MapReduce works well when:

a) you know the set of objects you're going to MapReduce over
b) you need to return the entire object
c) when you plan to manipulate a lot of data inside Riak - read all sales
records and write them out as shipping invoices


>
> Everywhere I read, people say you shouldn't use Riak's MapReduce over an
> entire bucket and that there are other ways of achieving your goals. I'm
> not sure how, though. I'm also not clear on why using an entire bucket is
> slow, if you only have one bucket in the entire system, so either way, you
> need to go over all the entries. Passing in a list of key-bucket pairs has
> the same effect. Maybe the rule should be "don't use MapReduce with more
> than a handful of keys". Which makes me wonder (apart from link traversal)
> what use it really has in the real world.
>

>From my limited understanding of things, MR across an entire bucket is slow
because you need to scan the entire key space. Much like a SELECT with no
WHERE clause, a MapReduce without a key list is going to sweep across the
entire bucket pulling all data off of disk in the process. Someone better
versed in Riak internals would have to chime in on why this is so slow.

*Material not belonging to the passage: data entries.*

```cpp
struct LdsLimit {
  unsigned long long done = 0;
  void raise(const void* kern, int bytes) {
    int dev = 0;
    if (hipGetDevice(&dev) != hipSuccess) return;
    const unsigned long long bit = 1ull << (dev & 63);
    if (done & bit) return;
    hipFuncSetAttribute(kern, hipFuncAttributeMaxDynamicSharedMemorySize, bytes);
    done |= bit;
  }
};

inline bool al16(const void* q) { return (reinterpret_cast<uintptr_t>(q) & 15) == 0; }
constexpr long long kMaxBufferBytes = 0xf0000000LL;
inline bool conv_is_1x1(const ConvArgs& a) { return a.KH == 1 && a.KW == 1 && a.SH == 1 && a.SW == 1 && a.PT == 0 && a.PL == 0; }
inline bool conv_is_pointwise(const ConvArgs& a) { return conv_is_1x1(a) && a.H == a.OH && a.W == a.OW && a.Cin % 4 == 0; }

inline int check_launch() {
  hipError_t e = hipGetLastError();
  return e == hipSuccess ? DH_OK : DH_ELAUNCH;
}

}
```

### deephar_amd/csrc/dw_lds.h

```cpp
#pragma once
#include "dh_kernels.h"
#include "lds_dma.h"

namespace dh {
namespace dwl {

__device__ __forceinline__ float4 ld4(const float* p) { return *reinterpret_cast<const float4*>(p); }
__device__ __forceinline__ void st4(float* p, float4 v) { *reinterpret_cast<float4*>(p) = v; }
__device__ __forceinline__ float4 fma4(float4 a, float4 b, float4 c) {
  return make_float4(fmaf(a.x, b.x, c.x), fmaf(a.y, b.y, c.y), fmaf(a.z, b.z, c.z), fmaf(a.w, b.w, c.w));
}
__device__ __forceinline__ float4 max4(float4 a, float4 b) {
  return make_float4(fmaxf(a.x, b.x), fmaxf(a.y, b.y), fmaxf(a.z, b.z), fmaxf(a.w, b.w));
}
__device__ __forceinline__ float4 min4(float4 a, float4 b) {
  return make_float4(fminf(a.x, b.x), fminf(a.y, b.y), fminf(a.z, b.z), fminf(a.w, b.w));
}


constexpr int DW_CQ = 8;
#ifndef DW_LDS_MIN_W
#define DW_LDS_MIN_W 8
#endif
constexpr int DW_PITCH = 9;
constexpr int DW_OOB = (int)0x80000000u;

typedef unsigned int dw_u4 __attribute__((ext_vector_type(4)));
template <typename RSRC>
__device__ __forceinline__ float4 buf_ld4(RSRC rs, int voff) {
  float4 r = make_float4(0.f, 0.f, 0.f, 0.f);
#if defined(__HIP_DEVICE_COMPILE__)
  const dw_u4 v = __builtin_amdgcn_raw_buffer_load_b128(rs, voff, 0, 0);
  r = make_float4(__uint_as_float(v.x), __uint_as_float(v.y), __uint_as_float(v.z), __uint_as_float(v.w));
#endif
  return r;
}
template <typename RSRC>
__device__ __forceinline__ void buf_st4(RSRC rs, int voff, int soff, float4 r) {
#if defined(__HIP_DEVICE_COMPILE__)
  dw_u4 v;
  v.x = __float_as_uint(r.x); v.y = __float_as_uint(r.y); v.z = __float_as_uint(r.z); v.w = __float_as_uint(r.w);
  __builtin_amdgcn_raw_buffer_store_b128(v, rs, voff, soff, 0);
#endif
}

template <int KS, int NT, int MAXT, int MAXN, bool AFF, bool RELU>
__device__ __forceinline__ void dwconv_lds_body(const DwArgs& p, const int tw, const int rows, const int twh_magic,
                                                const int block, float4* dsm) {
  constexpr int SP = NT / DW_CQ;
  const int tid = threadIdx.x;
  const int chunks = p.C / 32;
  const int bands = (p.H + rows - 1) / rows;
  const int ctiles = (p.W + tw - 1) / tw;
  int b = block;
  const int cchunk = b % chunks; b /= chunks;
  const int ct = b % ctiles;
  const int n = b / ctiles;
  const int c0 = cchunk * 32, w0 = ct * tw;
  const int th = rows + KS - 1, twh = tw + KS - 1;
  float4* wts = dsm;
  float4* tile = dsm + KS * KS * DW_CQ;
  const float4 zero = make_float4(0.f, 0.f, 0.f, 0.f);

  constexpr int WPT = (KS * KS * DW_CQ + NT - 1) / NT;
  float4 wreg[WPT];
#pragma unroll
  for (int k = 0; k < WPT; ++k) {
    const int i = tid + k * NT;
    const int ic = i < KS * KS * DW_CQ ? i : 0;
    wreg[k] = ld4(p.w + (size_t)(ic / DW_CQ) * p.C + c0 + (ic % DW_CQ) * 4);
  }
  const int q = tid & (DW_CQ - 1);
  float4 sc = make_float4(1.f, 1.f, 1.f, 1.f), sh = zero;
  if constexpr (AFF) { sc = ld4(p.pre_scale + c0 + q * 4); sh = ld4(p.pre_shift + c0 + q * 4); }

  const int ush = p.up_in ? 1 : 0;
  const int hw_in = (p.H >> ush) * (p.W >> ush), w_in = p.W >> ush;
  const auto rs_x = __builtin_amdgcn_make_buffer_rsrc(
      const_cast<float*>(p.x) + (size_t)n * hw_in * p.ldx, 0,
      (int)(((unsigned)(hw_in - 1) * p.ldx + (unsigned)p.C) * 4u), 0x00020000);
  const auto rs_y = __builtin_amdgcn_make_buffer_rsrc(
      p.y + (size_t)n * p.H * p.W * p.ldy, 0, (int)(((unsigned)(p.H * p.W - 1) * p.ldy + (unsigned)p.C) * 4u), 0x00020000);
  const int row_bytes = twh * DW_PITCH * 16, ring_bytes = th * row_bytes;
  const int dump = ring_bytes;
  auto row_of = [&](int px) { return (px * twh_magic) >> 16; };
  auto px_offset = [&](int px, int first_row) {
    const int tr = row_of(px), tc = px - tr * twh;
    const int iw = w0 - p.PL + tc;
    return (unsigned)iw < (unsigned)p.W ? ((((first_row + tr) >> ush) * w_in + (iw >> ush)) * p.ldx + c0 + q * 4) * 4 : DW_OOB;
  };

  float4 top[MAXT];
#pragma unroll
  for (int j = 0; j < MAXT; ++j) {
    const int px = (tid >> 3) + j * SP;
    top[j] = buf_ld4(rs_x, px < (KS - 1) * twh ? px_offset(px, -p.PT) : DW_OOB);
  }
  int voff[MAXN], loff[MAXN];
  int trow[AFF ? MAXN : 1];
#pragma unroll
  for (int j = 0; j < MAXN; ++j) {
    const int px = (tid >> 3) + j * SP;
    const bool in = px < rows * twh;
    voff[j] = in ? px_offset(px, KS - 1 - p.PT) : DW_OOB;
    loff[j] = in ? (KS - 1) * row_bytes + (px * DW_PITCH + q) * 16 : -1;
    if constexpr (AFF) trow[j] = (in && voff[j] != DW_OOB) ? row_of(px) : -1;
  }
  float4 stage[MAXN];
  auto fetch = [&](int band) {
    const int boff = band * (rows >> ush) * w_in * p.ldx * 4;
#pragma unroll
    for (int j = 0; j < MAXN; ++j) stage[j] = buf_ld4(rs_x, voff[j] + boff);
  };
  fetch(0);
#pragma unroll
  for (int k = 0; k < WPT; ++k) {
    const int i = tid + k * NT;
    if (i < KS * KS * DW_CQ) wts[i] = wreg[k];
  }
#pragma unroll
  for (int j = 0; j < MAXT; ++j) {
    const int px = (tid >> 3) + j * SP;
    float4 v = top[j];
    if constexpr (AFF) {
      const int tr = row_of(px), iw = w0 - p.PL + px - tr * twh;
      v = fma4(v, sc, sh);
      if (!((unsigned)(tr - p.PT) < (unsigned)p.H && (unsigned)iw < (unsigned)p.W)) v = zero;
    }
    if constexpr (RELU) v = relu4(v);
    if (px < (KS - 1) * twh) tile[px * DW_PITCH + q] = v;
  }
  const int strips = tw >> 3;
  const int strip = (tid >> 3) % strips;
  const int row = (tid >> 3) / strips;
  const int y_off = ((row * p.W + w0 + strip * 8) * p.ldy + c0 + q * 4) * 4;
  const int y_col = p.ldy * 4;
  char* const tile_b = reinterpret_cast<char*>(tile);

  int ring0 = 0;
  for (int band = 0; band < bands; ++band) {
    const int r0 = band * rows;
    const int shift = ring0 * row_bytes;
    if (band > 0) fetch(band);
#pragma unroll
    for (int j = 0; j < MAXN; ++j) {
      float4 v = stage[j];
      if constexpr (AFF) {
        v = fma4(v, sc, sh);
        if (!(trow[j] >= 0 && (unsigned)(r0 + KS - 1 - p.PT + trow[j]) < (unsigned)p.H)) v = zero;
      }
      if constexpr (RELU) v = relu4(v);
      int o = loff[j] + shift;
      o = o >= ring_bytes ? o - ring_bytes : o;
      o = loff[j] < 0 ? dump : o;
      *reinterpret_cast<float4*>(tile_b + o) = v;
    }
    __syncthreads();

    if (row < rows && r0 + row < p.H && w0 + strip * 8 < p.W) {
      float4 acc[8];
#pragma unroll
      for (int i = 0; i < 8; ++i) acc[i] = zero;
      int rr = ring0 + row;
      rr = rr >= th ? rr - th : rr;
#pragma unroll 1
      for (int kh = 0; kh < KS; ++kh) {
        float4 wv[KS];
#pragma unroll
        for (int kw = 0; kw < KS; ++kw) wv[kw] = wts[(kh * KS + kw) * DW_CQ + q];
        const float4* src = tile + (rr * twh + strip * 8) * DW_PITCH + q;
#pragma unroll
        for (int j = 0; j < 8 + KS - 1; ++j) {
          const float4 v = src[j * DW_PITCH];
#pragma unroll
          for (int kw = 0; kw < KS; ++kw) {
            const int o = j - kw;
            if (o >= 0 && o < 8) acc[o] = fma4(v, wv[kw], acc[o]);
          }
        }
        rr = rr + 1 == th ? 0 : rr + 1;
      }
      const int yo = y_off + r0 * p.W * p.ldy * 4;
#pragma unroll
      for (int i = 0; i < 8; ++i) buf_st4(rs_y, yo, i * y_col, acc[i]);
    }
    __syncthreads();
    ring0 += rows;
    ring0 = ring0 >= th ? ring0 - th : ring0;
  }
}

struct DwLdsGeom {
  int tw, rows, nt;
  unsigned blocks;
  size_t lds;
};
inline bool dw_lds_geometry(const DwArgs& a, DwLdsGeom& g) {
  const bool vec = (a.C % 4 == 0) && (a.ldx % 4 == 0) && (a.ldy % 4 == 0) && al16(a.x) && al16(a.y) && al16(a.w) &&
                   (a.pre_scale == nullptr || (al16(a.pre_scale) && al16(a.pre_shift)));
  if (!(vec && a.KH == a.KW && (a.KW == 5 || a.KW == 3) && a.C % 32 == 0 && a.W >= DW_LDS_MIN_W && a.W % 8 == 0)) return false;
  g.tw = a.W >= 32 ? 32 : a.W;
  g.nt = g.tw == 8 ? 64 : 256;
  g.rows = g.nt / (8 * (g.tw / 8));
  if (g.rows > a.H) g.rows = a.H;
  const long long blocks = (long long)a.N * ((a.W + g.tw - 1) / g.tw) * (a.C / 32);
  g.lds = ((size_t)(g.rows + a.KW - 1) * (g.tw + a.KW - 1) * DW_PITCH + (size_t)a.KW * a.KW * DW_CQ + 1) * 16;
  const bool fits31 = (long long)a.H * a.W * a.ldx * 4 < 0x7fffffffLL && (long long)a.H * a.W * a.ldy * 4 < 0x7fffffffLL;
  if (blocks > 0x7fffffffLL || !fits31) return false;
  g.blocks = (unsigned)blocks;
  const int twh = g.tw + a.KW - 1, maxt = a.KW == 5 ? (g.nt == 256 ? 5 : 6) : 3, maxn = a.KW == 5 ? (g.nt == 256 ? 10 : 12) : 10;
  return (a.KW - 1) * twh <= maxt * (g.nt / DW_CQ) && g.rows * twh <= maxn * (g.nt / DW_CQ);
}

}
}
```

### deephar_amd/csrc/gemm1x1_body.h

```cpp
#pragma once
#include "conv_common.h"
#include "gemm_family.h"
#include "lds_dma.h"

namespace dh {

template <bool PRE, int S>
__device__ __forceinline__ void fetch_affine(unsigned t_sc, unsigned t_sh, float4& sc, float4& sh) {
  if constexpr (PRE) {
    sc = lds_rd<S * 32>(t_sc);
    sh = lds_rd<S * 32>(t_sh);
  }
}

template <int TM, int TN, int BN, int BOFF, int S>
__device__ __forceinline__ void fetch_frags(const unsigned (&a_addr)[TM][4], unsigned b_addr, float4 (&fa)[TM],
                                            float4 (&fb)[TN]) {
  fa[0] = lds_rd<0>(a_addr[0][S]);
  if constexpr (TM > 1) fa[1] = lds_rd<0>(a_addr[1][S]);
  constexpr int BO = BOFF + S * 2 * BN * 16;
  fb[0] = lds_rd<BO>(b_addr);
  if constexpr (TN > 1) fb[1] = lds_rd<BO + 512>(b_addr);
  if constexpr (TN > 2) fb[2] = lds_rd<BO + 1024>(b_addr);
}
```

I do know, however, that having on master bucket o' things may not be the
best idea. If you're storing sales data, a better approach may be to
segment buckets out by primary querying criteria.


>
> I have a list of 500K+ documents that represent sales data. I need to view
> this data in different ways: for example, how much revenue was made in each
> month the business was operating? How much revenue did each product raise?
> How many of each product were sold in a given month? I always thought
> MapReduce was supposed to be good at solving these types of aggregate
> problems. That sounds like a myth now though, unless we're just looking at
> Hadoop.
>

MapReduce can aggregate well. RDBMSes can aggregate well, too. But there
are practical limits to each paradigm that you have to be aware of. From
watching the list and working with people in the real world there are some
paradigms that you want to use in Riak that don't immediately seem obvious
coming from the RDBMS world.

- Know your queries. Examine your application and make a list of common
queries that you're going to be running. You'll want to be familiar with
this list because you're going to try to write your data in a way that
answers these questions.
- Know your query pattern. Understand how these queries are working with
the data itself. If many queries retrieve data aggregated for a day, week,
month, store, sales region, or other logical division then you'll want to
make sure that you can answer them quickly. (See Choosing the Right Tool
[3])
- Pre-aggregate your data. If you know you're going to have to perform
averages, you may want to look interesting ways to write your data (see
Rolling with Eventual Consistency [1] and Little-Known Awesome Algorithms:
Fenwick Trees – Rapidly Find Cumulative Frequency Sums [2]).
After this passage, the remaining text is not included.